Middle East policymakers in Washington these days should take some advice from that noted diplomat, Bob Dylan.

His adage “When you ain’t got nothing, you got nothing to lose” is getting tested with the Trump administration’s “maximum pressure” sanctions regime on Iran. The outcome of this particular experiment could well determine the direction of oil prices as the U.S. heads toward presidential elections next year.

As the recent attacks on oil tankers and a U.S. unmanned drone demonstrate, in military terms it would be relatively easy for Iran to cause disruptions in the Strait of Hormuz, a bottleneck through which about a third of the world’s seaborne oil passes.

The narrowest gap between Omani and Iranian territory in the Strait isn’t much wider than the Strait of Dover. One war-games simulation of a U.S.-Iranian-style conflict in 2002, the Millennium Challenge, resulted in the near-destruction of the “home side” U.S. fleet by an array of guerrilla tactics, such as flotillas of small boats and motorcycle couriers deployed by the “enemy” Iranian team.

Even with President Donald Trump’s latest sanctions on Iran’s leaders and their response Tuesday promising an  end to diplomatic engagement, full-blown conflict or a blockade in the Strait is an unlikely outcome. But the relative simplicity of such disruption is a reminder that Tehran’s tenuous investment in the global political and economic order, rather than its military capacity, is the major factor preventing the situation from deteriorating further. That makes Washington’s attempts to erode Iran’s political and economic standing a high-risk game.

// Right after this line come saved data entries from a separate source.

@@ -280,6 +282,19 @@
 int tnqs_dbg_gram_mfma(int nitems, const int* shape, const void* X, const void* Y, void* out, int nchunks, int* route_out) {
     return guard([&] { dbg_gram_mfma(nitems, shape, X, Y, out, nchunks, route_out); });
 }
+int tnqs_dbg_plane_walk(int nitems, const int* slices, int cus, int k, int grid, int* grid_out, int* wgs_out, int cap) {
+    return guard([&] { if (nitems < 1 || !slices || !grid_out || cap < 0 || (cap > 0 && !wgs_out)) throw Err(TNQS_ERR_INVALID, "tnqs_dbg_plane_walk: bad arguments");
+                       if (!mfma_use_x3()) throw Err(TNQS_ERR_UNSUPPORTED, "tnqs_dbg_plane_walk: the f32 route (TNQS_NO_BF16X3=1) has no walk");
+                       for (int i = 0; i < nitems; ++i) if (slices[i] < 1) throw Err(TNQS_ERR_INVALID, "tnqs_dbg_plane_walk: an item has at least one slice");
+                       PlaneWalk w; w.cus = cus; w.k = k; w.grid = grid;
+                       std::vector<PairItem> it((size_t)nitems); for (int i = 0; i < nitems; ++i) { it[(size_t)i].g.n0 = slices[i]; it[(size_t)i].g.n1 = it[(size_t)i].g.n2 = 1; }
+                       *grid_out = plan_pair(it.data(), nitems, w);
+                       for (int gw = 0; gw < *grid_out && gw < cap; ++gw) {
+                           const WalkShare& a = w.shares[(size_t)walk_pair_of(gw)]; int* q = wgs_out + 4 * gw; q[0] = a.item; q[1] = a.s_begin; q[2] = a.count; q[3] = walk_half_of(gw); } });
+}
+int tnqs_dbg_pair_walk(int nitems, const int* lx, const int* ly, const void* in, const void* M, void* out, int grid, int k) {
+    return guard([&] { dbg_pair_walk(nitems, lx, ly, in, M, out, grid, k); });
+}
 int tnqs_dbg_pair16(int d, int nitems, const int* z, const int* chi, const int* lx, const int* ly, const void* in, const void* M, void* out, int spw, int* route_out) {
     return guard([&] { dbg_pair16(d, nitems, z, chi, lx, ly, in, M, out, spw, route_out); });
 }
diff --git a/tensornetworkquantumsimulator.jl_amd/csrc/debug.cpp b/tensornetworkquantumsimulator.jl_amd/csrc/debug.cpp
--- a/tensornetworkquantumsimulator.jl_amd/csrc/debug.cpp
+++ b/tensornetworkquantumsimulator.jl_amd/csrc/debug.cpp
@@ -14,6 +14,9 @@
 #define HIPCHK(x) hipchk((x), #x)
 struct DBuf { void* p = nullptr; explicit DBuf(size_t n) { HIPCHK(hipMalloc(&p, n ? n : 1)); } ~DBuf() { (void)hipFree(p); }
               void up(const void* h, size_t n) { HIPCHK(hipMemcpy(p, h, n, hipMemcpyHostToDevice)); } void down(void* h, size_t n) { HIPCHK(hipMemcpy(h, p, n, hipMemcpyDeviceToHost)); } };
+static PlaneWalk dbg_walk(int grid = 0, int k = 0) { PlaneWalk w; int dev = 0; (void)hipGetDevice(&dev); if (hipDeviceGetAttribute(&w.cus, hipDeviceAttributeMultiprocessorCount, dev) != hipSuccess) w.cus = 0; w.grid = grid; w.k = k; return w; }
+struct DWalk { std::unique_ptr<DBuf> b; const WalkShare* p = nullptr;
+               explicit DWalk(const PlaneWalk& w) { if (w.shares.empty()) return; const size_t n = w.shares.size() * sizeof(WalkShare); b.reset(new DBuf(n)); b->up(w.shares.data(), n); p = (const WalkShare*)b->p; } };
 static void need_gpu() { int n = 0; if (hipGetDeviceCount(&n) != hipSuccess || n <= 0) throw Err(TNQS_ERR_HIP, "no HIP device available"); }
 
 void dbg_jacobi(int dtype, int m, int n, void* A, void* V, int* sweeps) {
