__global__ __launch_bounds__(256) void ad8_big_keys_kernel(const uint32_t* __restrict__ biglist, unsigned long long nbig, const uint32_t* __restrict__ cellw,
                                                           uint32_t* __restrict__ keys) {
    const unsigned long long q = (unsigned long long)blockIdx.x * 256 + threadIdx.x;
    if (q < nbig) keys[q] = cellw[biglist[q]];
}
__global__ __launch_bounds__(256) void ad8_big_pos_kernel(const uint32_t* __restrict__ sorted, const unsigned long long* __restrict__ nbig_dev, uint32_t* __restrict__ pos) {
    const unsigned long long q = (unsigned long long)blockIdx.x * 256 + threadIdx.x;
    if (q < *nbig_dev) pos[sorted[q]] = uint32_t(q);
}
__global__ __launch_bounds__(1024) void ad8_big_compact_kernel(const uint32_t* __restrict__ in, const uint32_t* __restrict__ root_in, const unsigned long long* __restrict__ nin_dev,
                                                               const float* __restrict__ A, uint32_t* __restrict__ out, uint32_t* __restrict__ root_out,
                                                               unsigned long long* __restrict__ nout) {
    __shared__ unsigned wsum[16];
    const unsigned long long n = *nin_dev;
    const int lane = threadIdx.x & 63, w = threadIdx.x >> 6;
    unsigned long long base = 0;
    for (unsigned long long q0 = 0; q0 < n; q0 += 1024) {
        const unsigned long long q = q0 + threadIdx.x;
        const uint32_t cell = q < n ? in[q] : 0u;
        const bool keep = q < n && A[cell] == BIG_MARK;
        const unsigned long long m = __ballot(keep);
        if (lane == 0) wsum[w] = unsigned(__popcll(m));
        __syncthreads();
        unsigned before = 0, total = 0;
#pragma unroll
        for (int i = 0; i < 16; i++) { const unsigned v = wsum[i]; before += i < w ? v : 0u; total += v; }
        if (keep) {
            const unsigned long long o = base + before + unsigned(__popcll(m & ((1ull << lane) - 1ull)));
            out[o] = cell;
            root_out[o] = root_in[q];
        }
        base += total;
        __syncthreads();
    }
    if (threadIdx.x == 0) *nout = base;
}
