## Process runs of systems per block, reusing held basis V operands

Each block now walks a run of S consecutive systems (default 4) rather than one. It keeps the basis matrix V fragments in registers and shared memory, reloading only when the basis index changes. The yt = V·y matvec is restructured to batch row loads into registers before reducing. Compile-time cycle-stamp instrumentation is added behind VI_STAMPS. The trade-offs are fewer blocks (less parallelism), a larger shared footprint from extra KL, and serialized per-system work inside each block.

```diff
diff --git a/volumetricinterp_amd/csrc/vi_walk.hip b/volumetricinterp_amd/csrc/vi_walk.hip
--- a/volumetricinterp_amd/csrc/vi_walk.hip
+++ b/volumetricinterp_amd/csrc/vi_walk.hip
@@ -1,12 +1,31 @@
 #include "vi_common.h"
 #include "vi_solver.h"
 
+#include <cstring>
+
+#ifdef VI_STAMPS
+__device__ unsigned long long g_walk_phases[16];
+#define WK_STAMP(k)                                                                   \
+    do {                                                                              \
+        const unsigned long long t_ = __builtin_readcyclecounter();                   \
+        if (threadIdx.x == 0) atomicAdd(&g_walk_phases[k], t_ - stamp_t);             \
+        stamp_t = __builtin_readcyclecounter();                                       \
+    } while (0)
+#define WK_COUNT(k) do { if (threadIdx.x == 0) atomicAdd(&g_walk_phases[k], 1ull); } while (0)
+#define WK_DRAIN() asm volatile("s_waitcnt vmcnt(0) lgkmcnt(0)" ::: "memory")
+#else
+#define WK_STAMP(k)
+#define WK_COUNT(k)
+#define WK_DRAIN()
+#endif
+
 namespace {
 
 using v4f64 = __attribute__((__vector_size__(4 * sizeof(double)))) double;
 
-template <int NT, bool RES, int KL, bool PAD>
-__global__ __launch_bounds__(NT * 64) void k_walk_rotate(int N, const double* __restrict__ AWA, const int* __restrict__ rec,
+template <int NT, bool RES, int KL, bool PAD, bool RUN>
+__global__ __launch_bounds__(NT * 64) void k_walk_rotate(int64_t B, int S, int N_, const double* __restrict__ AWA,
+                                                         const int* __restrict__ rec,
                                                          const double* __restrict__ V, const double* __restrict__ D2,
                                                          const int* __restrict__ basis, const double* __restrict__ y,
                                                          const double* __restrict__ alpha, double* __restrict__ X,
@@ -18,141 +37,214 @@
     __shared__ double shW[KS * 64];
     __shared__ double shB[KL > 0 ? NT * KL * 64 : 1];
     __shared__ double red[NT];
-    const int64_t i = blockIdx.x;
-    const int tid = threadIdx.x, lane = tid & 63, w = tid >> 6;
-    const int n = lane & 15, g = lane >> 4;
-    const int64_t NN = (int64_t)N * N;
-    const double* Ai = AWA + (int64_t)rec[i] * NN;
-    const double* Vi = V + (int64_t)basis[i] * NN;
-    const double* D2i = D2 + (int64_t)basis[i] * NN;
-    const double* yi = y + (int64_t)rec[i] * N;
-    double* Xi = X + i * NN;
-    const double a = alpha[i];
-    const int c = 16 * w + n;
-    const bool cok = c < N;
-
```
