# arkworks-rs/accumulation

Hardware: AMD Instinct MI355X
Metric: MSM throughput (point-scalar pairs/sec) at 2^20 Pallas (higher is better)
Workload: dtype u32; 1 GPU; 2^20-pair pallas MSM per GPU (north_star size; scalars uniform in [0, r), G_i = k_i*G), key resident + precomputed window multiples; pairs_per_gpu=1048576, curve=pallas, precomputed_key=True, parallelism=point-sharded x1, window_bits=20, pipeline=bucket-per-lane (k_prep_local_t + k_accum_bpl; skewed scalars re-run chunked), window_widths=9 x 20 + 4 x 19 bits = 256 (MsmGeom::n_narrow), msms_in_flight=3, full=False

## Files before the change

accumulation_amd/csrc/api_entry_ctx.inc:

```

const char* amsm_strerror(int s) {
  switch (s) {
    case AMSM_OK: return "ok";
    case AMSM_E_INVALID_ARG: return "invalid argument";
    case AMSM_E_OOM: return "out of (device) memory";
    case AMSM_E_HIP: return "HIP runtime error";
    case AMSM_E_UNSUPPORTED: return "unsupported size or configuration";
    case AMSM_E_NO_DEVICE: return "no usable gfx950 device (the host backend is never chosen implicitly: ask for AMSM_DEVICE_HOST)";
    case AMSM_E_SCALAR_RANGE: return "scalar out of range (not a canonical into_repr value)";
    case AMSM_E_RCCL: return "RCCL collective failed";
    case AMSM_E_INVALID_POINT: return "invalid point (non-canonical, off the curve or outside the prime-order subgroup)";
    default: return "unknown error";
  }
}

int amsm_device_count(void) {
  int n = 0;
  if (hipGetDeviceCount(&n) != hipSuccess) {
    (void)hipGetLastError();
    return 0;
  }
  return n;
}

// ... 61 lines not shown
  {
    hipDeviceProp_t prop;
    if (hipGetDeviceProperties(&prop, device_id) == hipSuccess && prop.multiProcessorCount > 0) {
      c->cu_count = prop.multiProcessorCount;
      int per_cu = with_curve(curve, [](auto cv) { return accum_l0_blocks_per_cu<typename decltype(cv)::Fq>(); });
      c->wave_slots = prop.multiProcessorCount * std::max(1, per_cu) * 4;
    }
  }
  c->pool_cap_bytes = pool_cap_from_env(c->pool_cap_bytes);
  c->gate.limit = mem_limit_from_env();
  if (const char* e = getenv("AMSM_BPL")) c->bpl = atoi(e) != 0;
  if (const char* e = getenv("AMSM_BPL_PLAIN")) c->bpl_plain = atoi(e) != 0;
  if (const char* e = getenv("AMSM_TOP_SETS")) {
    const int t = atoi(e);
    c->top_sets = (t == 2 || t == 4 || t == 8) ? t : 0;
  }
  if (const char* e = getenv("AMSM_BPL_PROBE")) c->bpl_probe = atoi(e) != 0;
  if (const char* e = getenv("AMSM_BPS")) c->bps = std::max(0, std::min(2, atoi(e)));
  if (const char* e = getenv("AMSM_BPS_BATCH")) c->bps_batch = std::max(0, std::min((int)msel::BPS_BATCH, atoi(e)));
  if (const char* e = getenv("AMSM_SPLIT_LOG2")) c->split_log2 = std::max(0, std::min(28, atoi(e)));
  if (const char* e = getenv("AMSM_DIRECT_SUM_MAX_LOG2")) c->direct_max_log2 = std::max(0, std::min(16, atoi(e)));
  if (const char* e = getenv("AMSM_TWO_VALUED")) c->two_valued = atoi(e) != 0;
  if (const char* e = getenv("AMSM_SHARE_BUCKETS")) c->share_buckets = atoi(e) != 0;
  if (const char* e = getenv("AMSM_HOST_HALVES")) c->host_halves = atoi(e) != 0;
  if (const char* e = getenv("AMSM_SUBGROUP_LADDER")) c->subgroup_ladder = atoi(e) == 2 ? 2 : 1;
  if (const char* e = getenv("AMSM_VEC_SAMPLE_FORM")) c->vec_sample_form = std::max(0, std::min(2, atoi(e)));
  *out = c;
  return AMSM_OK;
}

// ... 282 lines not shown
```

accumulation_amd/csrc/api_pipeline.inc:

```

#define HIP_TRY(expr)                                                                                  \
  do {                                                                                                 \
    hipError_t _e = (expr);                                                                            \
    if (_e != hipSuccess) {                                                                            \
      fprintf(stderr, "[amsm] HIP error %s (%d) at %s:%d: %s\n", hipGetErrorName(_e), (int)_e, __FILE__, \
              __LINE__, #expr);                                                                        \
      return _e == hipErrorOutOfMemory ? AMSM_E_OOM : AMSM_E_HIP;                                      \
    }                                                                                                  \
  } while (0)
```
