+  if (live && n_active && slot >= *n_active) live = false;
+  if (!kSplit && !live) return;
   ge acc;
   ge_identity(acc);
-  auto fetch = [&](uint64_t k, ge_niels& q, bool& neg, bool& any) {
-    int d = dig[k];
-    d = (d == -32768) ? 32768 : d;
-    any = d != 0;
-    const uint32_t idx = st_index ? st_index[k] : (uint32_t)(k - k0);
-    const uint32_t mag = (uint32_t)(d < 0 ? -d : d);
-    if (!kSkipZeros || any) load_table_row(q, table + ((tbase + idx) * H + (mag ? mag - 1 : 0)) * TABLE_STRIDE);
-    if (!any) niels_identity(q);
-    neg = d < 0;
-  };
-  uint64_t k = k0 + part;
-  ge_niels cur, nxt;
-  bool cur_neg = false, nxt_neg = false, cur_any = false, nxt_any = false;
-  if (k < k1) fetch(k, cur, cur_neg, cur_any);
-  while (k < k1) {
-    const uint64_t kn = k + P;
-    if (kn < k1) fetch(kn, nxt, nxt_neg, nxt_any);
-    if (!kSkipZeros || __any(cur_any)) ge_madd(acc, acc, cur, cur_neg);
-    cur = nxt; cur_neg = nxt_neg; cur_any = nxt_any;
-    k = kn;
+  bool set = false;
+  if (live) {
+    if (interleave > 1) { const uint32_t per = n_msm / interleave; slot = (slot % per) * interleave + slot / per; }
+    const uint32_t tx = row_map ? row_map[slot] : slot;
+    const uint64_t k0 = st_offsets[tx], k1 = st_offsets[tx + 1];
+    const int16_t* dig = digits + (uint64_t)t * n_static;
+    const uint64_t tbase = (uint64_t)t * n_set;
+    auto fetch = [&](uint64_t k, ge_niels& q, bool& neg, bool& any) {
+      int d = dig[k];
+      d = (d == -32768) ? 32768 : d;
+      any = d != 0;
+      const uint32_t idx = st_index ? st_index[k] : (uint32_t)(k - k0);
+      const uint32_t mag = (uint32_t)(d < 0 ? -d : d);
+      if (!kSkipZeros || any) load_table_row(q, table + ((tbase + idx) * H + (mag ? mag - 1 : 0)) * TABLE_STRIDE);
+      if (!any) niels_identity(q);
+      neg = d < 0;
+    };
+    const uint64_t step = (uint64_t)P * S;
+    uint64_t k = k0 + part + (uint64_t)P * sub;
+    ge_niels cur, nxt;
+    bool cur_neg = false, nxt_neg = false, cur_any = false, nxt_any = false;
+    set = k < k1;
+    if (k < k1) fetch(k, cur, cur_neg, cur_any);
+    while (k < k1) {
+      const uint64_t kn = k + step;
+      if (kn < k1) fetch(kn, nxt, nxt_neg, nxt_any);
+      if (!kSkipZeros || __any(cur_any)) ge_madd(acc, acc, cur, cur_neg);
+      cur = nxt; cur_neg = nxt_neg; cur_any = nxt_any;
+      k = kn;
+    }
+  }
+  if constexpr (kSplit) {
+    extern __shared__ __attribute__((aligned(16))) uint32_t smem[];
+    const uint32_t l = threadIdx.x & 63;
+    if (sub > 0) {
+      uint32_t* mine = smem + (sub - 1) * STATIC_SPLIT_SLOT_WORDS;
+      mine[40 * 64 + l] = set ? 1u : 0u;
+      if (set) {
+#pragma unroll
+        for (int q = 0; q < 10; ++q) {
+          mine[q * 64 + l] = acc.X.v[q]; mine[(10 + q) * 64 + l] = acc.Y.v[q];
+          mine[(20 + q) * 64 + l] = acc.Z.v[q]; mine[(30 + q) * 64 + l] = acc.T.v[q];
+        }
+      }
+    }
+    __syncthreads();
+    if (sub != 0 || !live) return;
+#pragma unroll 1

This dynamic is most obvious in trade. A key reason that Iran needs the Strait of Hormuz open is because its own crude and natural gas goes through the same passage as the barrels coming from Saudi Arabia, the United Arab Emirates, Kuwait, Qatar and Iraq.

That particular fail-safe is almost gone. Traditionally the U.S. has mostly imposed primary sanctions that only limit American companies from doing business with Iran. As a result, large volumes of Iranian crude tend to keep flowing to importers in Asia and the Middle East.

That’s changed over the past decade as Washington’s Office of Foreign Assets Control has become more aggressive in prosecuting foreign businesses for doing business with sanctioned parties.

When sanctions were first re-imposed by the U.S. last year, Washington initially issued a series of waivers that kept the crude flowing. Since these lapsed at the start of May, Asian importers have turned off the spigots altogether to avoid running afoul of the U.S. government:

The 225,000 barrels a day shipped during May was the lowest volume in Bloomberg-compiled figures dating back to 2015. The average pace of export shipments so far this year has come to about 993,000 barrels, comparable to the record-low figures for total exports recorded in the immediate wake of the 1979 Iranian revolution.